Re: Problems with XML encoding
by FalseVinylShrub (Chaplain) on Dec 29, 2009 at 11:03 UTC

    Hi

    How are you reading the XML file? It looks like you're just reading it in, not processing it as XML.

    XML allows characters to be encoded with &amp;#1234; encoding. This will be converted by an XML Parser, but Perl does not understand these codes by itself.

    I would suggest using an XML Parser module, such as XML::LibXML otherwise you are likely to encounter similar little problems to this (example: what if your hwAssetUserField3 element is split over multiple lines).

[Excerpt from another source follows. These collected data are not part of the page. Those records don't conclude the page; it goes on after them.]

template <bool kPlan>
__device__ __forceinline__ void nn_mfma_body(const float4* __restrict__ src32, int64_t ns,
                                             const uint4* __restrict__ tgt16, const float4* __restrict__ tgt32,
                                             const float4* __restrict__ tbox, int64_t nt_pad, int64_t off,
                                             const IcpState* __restrict__ s, int64_t* __restrict__ keys,
                                             uint32_t* __restrict__ near2, const SeedArgs& sa, int64_t q0,
                                             const NnPlan& pl) {
#if M3D_NN_ENTRY
  uint32_t e_tab = kPlanEmpty;
  if (kPlan && pl.table != nullptr) e_tab = pl.table[blockIdx.x];
  int32_t st_done = s->done, st_plan = s->plan_ok, st_mfma = s->mfma_ok;
  asm volatile("" : "+s"(st_done), "+s"(st_plan), "+s"(st_mfma), "+s"(e_tab));
  if (st_done) return;
#else
  if (s->done) return;
#endif
#if M3D_NN_CLOCK
  const unsigned long long clk0 = __builtin_amdgcn_s_memrealtime();
#endif
  NnSlice bs{0u, 0u, 0u};
  if (kPlan && pl.table != nullptr) {
#if M3D_NN_ENTRY
    if (st_plan) {
      const uint32_t e = e_tab;
#else
    if (s->plan_ok) {
      const uint32_t e = pl.table[blockIdx.x];
#endif
      if (e == kPlanEmpty) return;
      bs = NnSlice{plan_x(e), plan_y(e), plan_S(e)};
    } else {
      const unsigned y = blockIdx.x / (unsigned)pl.nq;
      if (y >= (unsigned)pl.S) return;
      bs = NnSlice{blockIdx.x - y * (unsigned)pl.nq, y, (unsigned)pl.S};
    }
  }
#if M3D_NN_ENTRY
  if (!st_mfma) {
#else
  if (!s->mfma_ok) {
#endif
    const int64_t tstep = (int64_t)(kPlan ? bs.S : gridDim.y) * kTT;
    for (int64_t t0 = (int64_t)(kPlan ? bs.y : blockIdx.y) * kTT; t0 < nt_pad; t0 += tstep)
      nn_slice_scan(src32, ns, tgt32, t0, min(nt_pad, t0 + kTT), off, s, keys, near2, sa, q0,
                    kPlan ? bs.x : blockIdx.x, kPlan ? bs.y : blockIdx.y);
    return;
  }
  __shared__ uint4 t16[2][2][kTT];
  __shared__ uint64_t dlist[kMBlock / 64][kDefer];
  __shared__ uint32_t dtile[kMBlock / 64][kDefer];
  __shared__ float4 qbox[kMBlock / 64][2];
  __shared__ uint64_t rslot[2][kMBlock / 64];
#if M3D_NN_CLOCK
  __shared__ uint32_t clk_slow, clk_ticket;
  __shared__ unsigned long long clk_exit;
  if (threadIdx.x == 0) {
    clk_slow = 0;
    clk_ticket = 0;
    clk_exit = 0;
  }
  uint32_t clk_halves = 0;
#endif
  uint32_t kept = 0;
  __shared__ uint32_t slice_xy;
  if (kPlan && threadIdx.x == 0) slice_xy = bs.x | (bs.y << 16);
  const int lane = threadIdx.x & 63, wave = threadIdx.x >> 6;
  const int c = lane & 31, h = lane >> 5;
  const float r2_hi = s->r2_hi, eps = s->screen_eps_m, S = s->mfma_scale, be = s->band_e;
  const float S2 = S * S;

  QState q[kMG];
  uint32_t act = 0;
  uint32_t force = 0;
  uint32_t chg = 0;
  QBox lq{{kInf, kInf, kInf}, {-kInf, -kInf, -kInf}, -1.0f};
  const int64_t slot0 = q0 + (kPlan ? (int64_t)bs.x : (int64_t)blockIdx.x) * kMQueries + wave * kMG * 32 + c;
  float4 qp[kMG], qr[kMG];
#pragma unroll
  for (int g = 0; g < kMG; ++g) {
    const int64_t slot = slot0 + g * 32;
    qp[g] = src32[slot < ns ? slot : 0];
    qr[g] = make_float4(0.0f, 0.0f, 0.0f, 0.0f);
  }
  if (sa.on == 2) {
#pragma unroll
    for (int g = 0; g < kMG; ++g) {
      const int64_t slot = slot0 + g * 32;
      qr[g] = sa.tgt[slot < ns ? slot : 0];
    }
  } else if (sa.on) {
#pragma unroll
    for (int g = 0; g < kMG; ++g) {
      const int64_t slot = slot0 + g * 32;
      qr[g] = seed_rec_prev(sa, slot < ns ? slot : 0, off);
    }
  }
#pragma unroll
  for (int g = 0; g < kMG; ++g) {
    const int64_t slot = slot0 + g * 32;
    const float X = load_query(q[g], lq, slot, h, qp[g], qr[g], ns, s, sa, keys);
    if (q[g].qi >= 0) act |= 1u << g;
    if (__any(refresh_threshold(q[g], h, X, eps, S2))) force |= 1u << g;
  }
  const floatx16 zacc = {0.0f, 0.0f, 0.0f, 0.0f, 0.0f, 0.0f, 0.0f, 0.0f,
                         0.0f, 0.0f, 0.0f, 0.0f, 0.0f, 0.0f, 0.0f, 0.0f};
  uint32_t dfr = 0;
#pragma unroll
  for (int g = 0; g < kMG; ++g)
    if (!((force >> g) & 1u) && __all(q[g].qi < 0 || key_real(q[g].k1))) dfr |= 1u << g;
  int dn = 0;
  uint64_t dmask = group_mask(dfr);
  dmask = ((uint64_t)(uint32_t)__builtin_amdgcn_readfirstlane((int)(dmask >> 32)) << 32) |
          (uint32_t)__builtin_amdgcn_readfirstlane((int)(uint32_t)dmask);

  const QBox bx = reduce_boxes(lq, qbox, lane, wave);
  const int ntile = (int)(nt_pad / kTT);
  const ReachArgs ra{q, act, be, r2_hi, rslot, wave};
  TileCursor cur{tbox, qbox[wave], bx, lane, ntile, (int)(kPlan ? bs.S : gridDim.y), (int)(kPlan ? bs.y : blockIdx.y), 0, 0};
  cur.cull_round(ra);
  int t0, t1;
  uint32_t h0, h1;
  cur.next(t0, h0, ra);
  if (t0 < ntile) stage_tile(t16[0], tgt16, nt_pad, t0, false);
  const uint64_t force64 = group_mask(force);
  __syncthreads();
#if M3D_NN_CLOCK
  const unsigned long long clk1 = __builtin_amdgcn_s_memrealtime();
#endif
  int tog = 0;
  for (; t0 < ntile; t0 = t1, h0 = h1) {
    const int buf = kPlan ? (int)(kept & 1u) : tog;
    const int64_t j0 = (int64_t)t0 * kTT;
    if (kPlan || M3D_NN_CLOCK) ++kept;
#if M3D_NN_CLOCK
    clk_halves += (uint32_t)__builtin_popcount(h0);
#endif
    cur.next(t1, h1, ra);
    if (t1 < ntile) stage_tile(t16[buf ^ 1], tgt16, nt_pad, t1, true);
    uint32_t rec[kMG];
    sweep_tile(rec, t16, buf, h, c, h0, q, zacc);
    uint64_t hm = hit_mask(rec, h0, force64);
    const uint64_t hd = hm & dmask;
    if (hd != 0 && dn < kDefer) {
      if (lane == 0) {
        dlist[wave][dn] = hd;
        dtile[wave][dn] = (uint32_t)j0;
      }
      ++dn;
      hm &= ~hd;
    }
#pragma unroll
    for (int g = 0; g < kMG; ++g) {
      const uint64_t mg = (hm >> (g * kSub)) & kGMask;
      if (mg == 0) continue;
      chg |= (uint32_t)nn_exact_subtiles(mg, tgt32 + j0, off, h, r2_hi, q[g]) << g;
      refresh_threshold(q[g], h, (act >> g) & 1u ? search_bound(key_d2(q[g].k1), be, r2_hi) : -1.0f, eps, S2);
    }
    lds_dma_wait();
    __syncthreads();
    if (!kPlan) tog ^= 1;
  }
#if M3D_NN_CLOCK
  const unsigned long long clk2 = __builtin_amdgcn_s_memrealtime();
  if (lane == 0) atomicMax(&clk_slow, clk_halves);
#endif
#if M3D_NN_DEFER_BATCH
  if (dn > 0) {
#if M3D_NN_DEFER_FILTER
    constexpr int kStash = 8;
#else
    constexpr int kStash = 16;
#endif
    static_assert(kStash * kMG <= 32, "a batch's group flags in one word");
    static_assert(sizeof(t16) >= sizeof(float4) * (kMBlock / 64) * kStash * 32, "a stash per wave");
    float4* const stash = reinterpret_cast<float4*>(&t16[0][0][0]) + wave * (kStash * 32);
    const auto uni = [](uint32_t v) { return (uint32_t)__builtin_amdgcn_readfirstlane((int)v); };
    int e = 0;
    uint64_t ent = dlist[wave][0];
    ent = ((uint64_t)uni((uint32_t)(ent >> 32)) << 32) | uni((uint32_t)ent);
    uint32_t base = uni(dtile[wave][0]);
    const auto subs = [](uint64_t m) {
      uint32_t u = 0;
#pragma unroll
      for (int g = 0; g < kMG; ++g) u |= (uint32_t)(m >> (g * kSub)) & (uint32_t)kGMask;
      return u;
    };
    uint32_t U = subs(ent);
    const auto pop = [&](uint32_t& row0, uint32_t& gs) {
      row0 = 0;
      gs = 0;
      while (U == 0) {
        if (e + 1 >= dn) return;
        ++e;
        ent = dlist[wave][e];
        ent = ((uint64_t)uni((uint32_t)(ent >> 32)) << 32) | uni((uint32_t)ent);
        base = uni(dtile[wave][e]);
        U = subs(ent);
      }
      const int sub = __builtin_ctz(U);
      U &= U - 1;
      row0 = base + (uint32_t)sub * 32u;
#pragma unroll
      for (int g = 0; g < kMG; ++g) gs |= (uint32_t)((ent >> (g * kSub + sub)) & 1u) << g;
    };
    uint64_t kb[kMG];
#pragma unroll
    for (int g = 0; g < kMG; ++g) kb[g] = q[g].k1;
    for (;;) {
      uint32_t gsel = 0;
      float4 ld[kStash / 2];
#if M3D_NN_DEFER_FILTER
      H8 av[kStash];
#endif
#pragma unroll
      for (int k = 0; k < kStash / 2; ++k) {
        uint32_t ra, ga, rb, gb;
        pop(ra, ga);
        pop(rb, gb);
        gsel |= (ga | (gb << kMG)) << (2 * kMG * k);
        ld[k] = make_float4(0.0f, 0.0f, 0.0f, 0.0f);
        if (h == 0 ? ga != 0 : gb != 0) ld[k] = tgt32[(int64_t)(h == 0 ? ra : rb) + c];
#if M3D_NN_DEFER_FILTER
        av[2 * k].u = tgt16[(int64_t)h * nt_pad + ra + c];
        av[2 * k + 1].u = tgt16[(int64_t)h * nt_pad + rb + c];
#endif
      }
#pragma unroll
      for (int k = 0; k < kStash / 2; ++k) stash[(2 * k + h) * 32 + c] = ld[k];
      __builtin_amdgcn_fence(__ATOMIC_RELEASE, "wavefront");
      __builtin_amdgcn_wave_barrier();
      __builtin_amdgcn_fence(__ATOMIC_ACQUIRE, "wavefront");
#if M3D_NN_DEFER_FILTER
#pragma unroll
      for (int sl = 0; sl < kStash; ++sl) {
        const uint32_t gs = (gsel >> (kMG * sl)) & ((1u << kMG) - 1u);
        if (gs == 0) break;
        uint32_t hit[kMG];
#pragma unroll
        for (int g = 0; g < kMG; ++g) hit[g] = (gs >> g) & 1u ? nn_defer_hits(av[sl].h, q[g].bq, zacc) : 0u;
#pragma unroll
        for (int g = 0; g < kMG; ++g)
          if ((gs >> g) & 1u)
            nn_push_hits(hit[g], stash + sl * 32, off, h, q[g].qx, q[g].qy, q[g].qz, r2_hi, q[g].k1, q[g].k1d,
                         q[g].n2);
      }
#else
#pragma unroll 1
      for (int sl = 0; sl < kStash; ++sl) {
        const uint32_t gs = (gsel >> (kMG * sl)) & ((1u << kMG) - 1u);
        if (gs == 0) break;
        float4 t[16];
#pragma unroll
        for (int reg = 0; reg < 16; ++reg) t[reg] = stash[sl * 32 + (reg & 3) + 8 * (reg >> 2) + 4 * h];
#pragma unroll
        for (int g = 0; g < kMG; ++g)
          if ((gs >> g) & 1u) nn_push_rows(t, off, q[g].qx, q[g].qy, q[g].qz, r2_hi, q[g].k1, q[g].k1d, q[g].n2);
      }
#endif
      if (U == 0 && e + 1 >= dn) break;
      __builtin_amdgcn_fence(__ATOMIC_RELEASE, "wavefront");
      __builtin_amdgcn_wave_barrier();
    }
#pragma unroll
    for (int g = 0; g < kMG; ++g) {
      const uint64_t o1 = shfl_xor64(q[g].k1, 32);
      const float on2 = __shfl_xor(q[g].n2, 32);
      near_merge(q[g].k1, q[g].k1d, q[g].n2, o1, on2);
      chg |= (uint32_t)(q[g].k1 != kb[g]) << g;
    }
  }
#else
  for (int e = 0; e < dn; ++e) {
    const uint64_t ent = dlist[wave][e];
    const float4* tile = tgt32 + (int64_t)dtile[wave][e];
#pragma unroll
    for (int g = 0; g < kMG; ++g)
      chg |= (uint32_t)nn_exact_subtiles((ent >> (g * kSub)) & kGMask, tile, off, h, r2_hi, q[g]) << g;
  }
#endif
#if M3D_NN_CLOCK
  const unsigned long long clk2b = __builtin_amdgcn_s_memrealtime();
#endif
  const uint32_t sxy = kPlan ? slice_xy : 0u;
  const int64_t sxl = (int64_t)(sxy & 0xFFFFu);
  const unsigned syl = sxy >> 16;
#define M3D_NN_SX (kPlan ? sxl : (int64_t)blockIdx.x)
#define M3D_NN_SY (kPlan ? syl : blockIdx.y)
#pragma unroll
  for (int g = 0; g < kMG; ++g) {
    if (h != 0 || q[g].qi < 0) continue;
#if (M3D_NN_CULL && M3D_NN_REACH) || M3D_NN_DEFER_BATCH
    int cq = c;
    asm volatile("" : "+v"(cq));
    const int64_t qi = q0 + M3D_NN_SX * kMQueries + (wave * kMG + g) * 32 + cq;
#else
    const int64_t qi = q[g].qi;
#endif
    const bool pk = publish_k1(sa, M3D_NN_SY, q[g].k1, (chg >> g) & 1u);
    if (pk || q[g].n2 < kInf) near_publish((unsigned long long*)&keys[qi], &near2[qi], q[g].k1, q[g].n2, pk);
  }
  if (kPlan && pl.cnt != nullptr && threadIdx.x == 0) atomicAdd(&pl.cnt[M3D_NN_SX], kept);
#if M3D_NN_CLOCK
  {
    const unsigned long long clk3 = __builtin_amdgcn_s_memrealtime();
    const int64_t blk = (int64_t)blockIdx.y * gridDim.x + blockIdx.x;
    if (lane == 0) {
      atomicMax(&clk_exit, clk3);
      if (atomicAdd(&clk_ticket, 1u) == kMBlock / 64 - 1 && blk < kClkBlocks) {
        unsigned long long* rec = g_nn_clock + kClkWords * blk;
        rec[0] = clk0;
        rec[1] = clk1;
        rec[2] = clk2;
        rec[3] = atomicMax(&clk_exit, 0ull);
        rec[4] = kept;
        rec[5] = atomicMax(&clk_slow, 0u);
        rec[6] = (unsigned long long)M3D_NN_SX | ((unsigned long long)M3D_NN_SY << 32) | ((unsigned long long)cur.ty << 48);
        rec[7] = clk2b;
      }
    }
  }
#endif
}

    However, if you insist on doing it yourself, you could solve this particular problem with something like:

    # not recommended! ... or tested ;-) $vNombre =~ s{&#([0-9]+);}{chr($1)}g;

    I would really suggest finding an XML parser, or at least find an XML character reference converter someone else has written, because you may also need to deal with hexadecimal (&amp;#x0A0A;) and named character entities (&amp;aacute;).

    FalseVinylShrub

    Disclaimer: Please review and test code, and use at your own risk... If I answer a question, I would like to hear if and how you solved your problem.

      Hi. I dont really need to read it as an xml, because i only want to do some substitutions. This its the weird line as it is in the xml file:
      <hwAssetUserField3 type="attrib">CENTRO DE APOYO INFORMáTICO </h +wAssetUserField3>
      As you can see, in the xml file, it seems to be a valid format. I dont care about the encoding because im reading the file as a normal file, not as an xml file, it means, line by line, to do some "raw" operation and rewrite in another file. Thanks anyway

        Hi

        Hmm in that case I think I misunderstood your problem. Though I still think you should use some XML technology ;-) if you are doing simple substitutions, could you do it using XSLT?

        However, perhaps your problem is not with XML representations but with reading Unicode in. Assuming you're using Perl v5.8-v5.10, how are you opening the file? You need to tell Perl the encoding - presumably UTF-8.

        You can do this in a number of ways:
        # use binmode on the filehandle open my $fh, '<', "file" or die "... $!"; binmode $fh, ':utf8'; # open $fh for reading UTF-8 open(my $fh, "<:encoding(UTF-8)", "file") or die "... $!"; # Use the open pragma to open all input files as UTF-8 # see http://perldoc.perl.org/open.html use open IN => ':utf8'; # or you can manually use ... $str = decode_utf8( $str ); # on each data item

        In your case, easiest to use binmode on the filehandle - at least to find out if this is the problem.

        There are many documents trying to explain unicode in Perl. I quite like this one. Be aware that unicode support and the surrounding issues have changed quite a lot with the versions. v5.6 is completely different to the above, for example.

        FalseVinylShrub

        Disclaimer: Please review and test code, and use at your own risk... If I answer a question, I would like to hear if and how you solved your problem.

        No matter whether you want to extract data or do some transformations you should NOT attempt to do it without an XML parser. If XSLT looks incomprehensible to you (it does to me) and XML::LibXML::SAX as well, try for example XML::Twig or XML::Rules. Maybe one of them will make sense to you. There are examples on this site and elsewhere.

        Jenda
        Enoch was right!
        Enjoy the last years of Rome.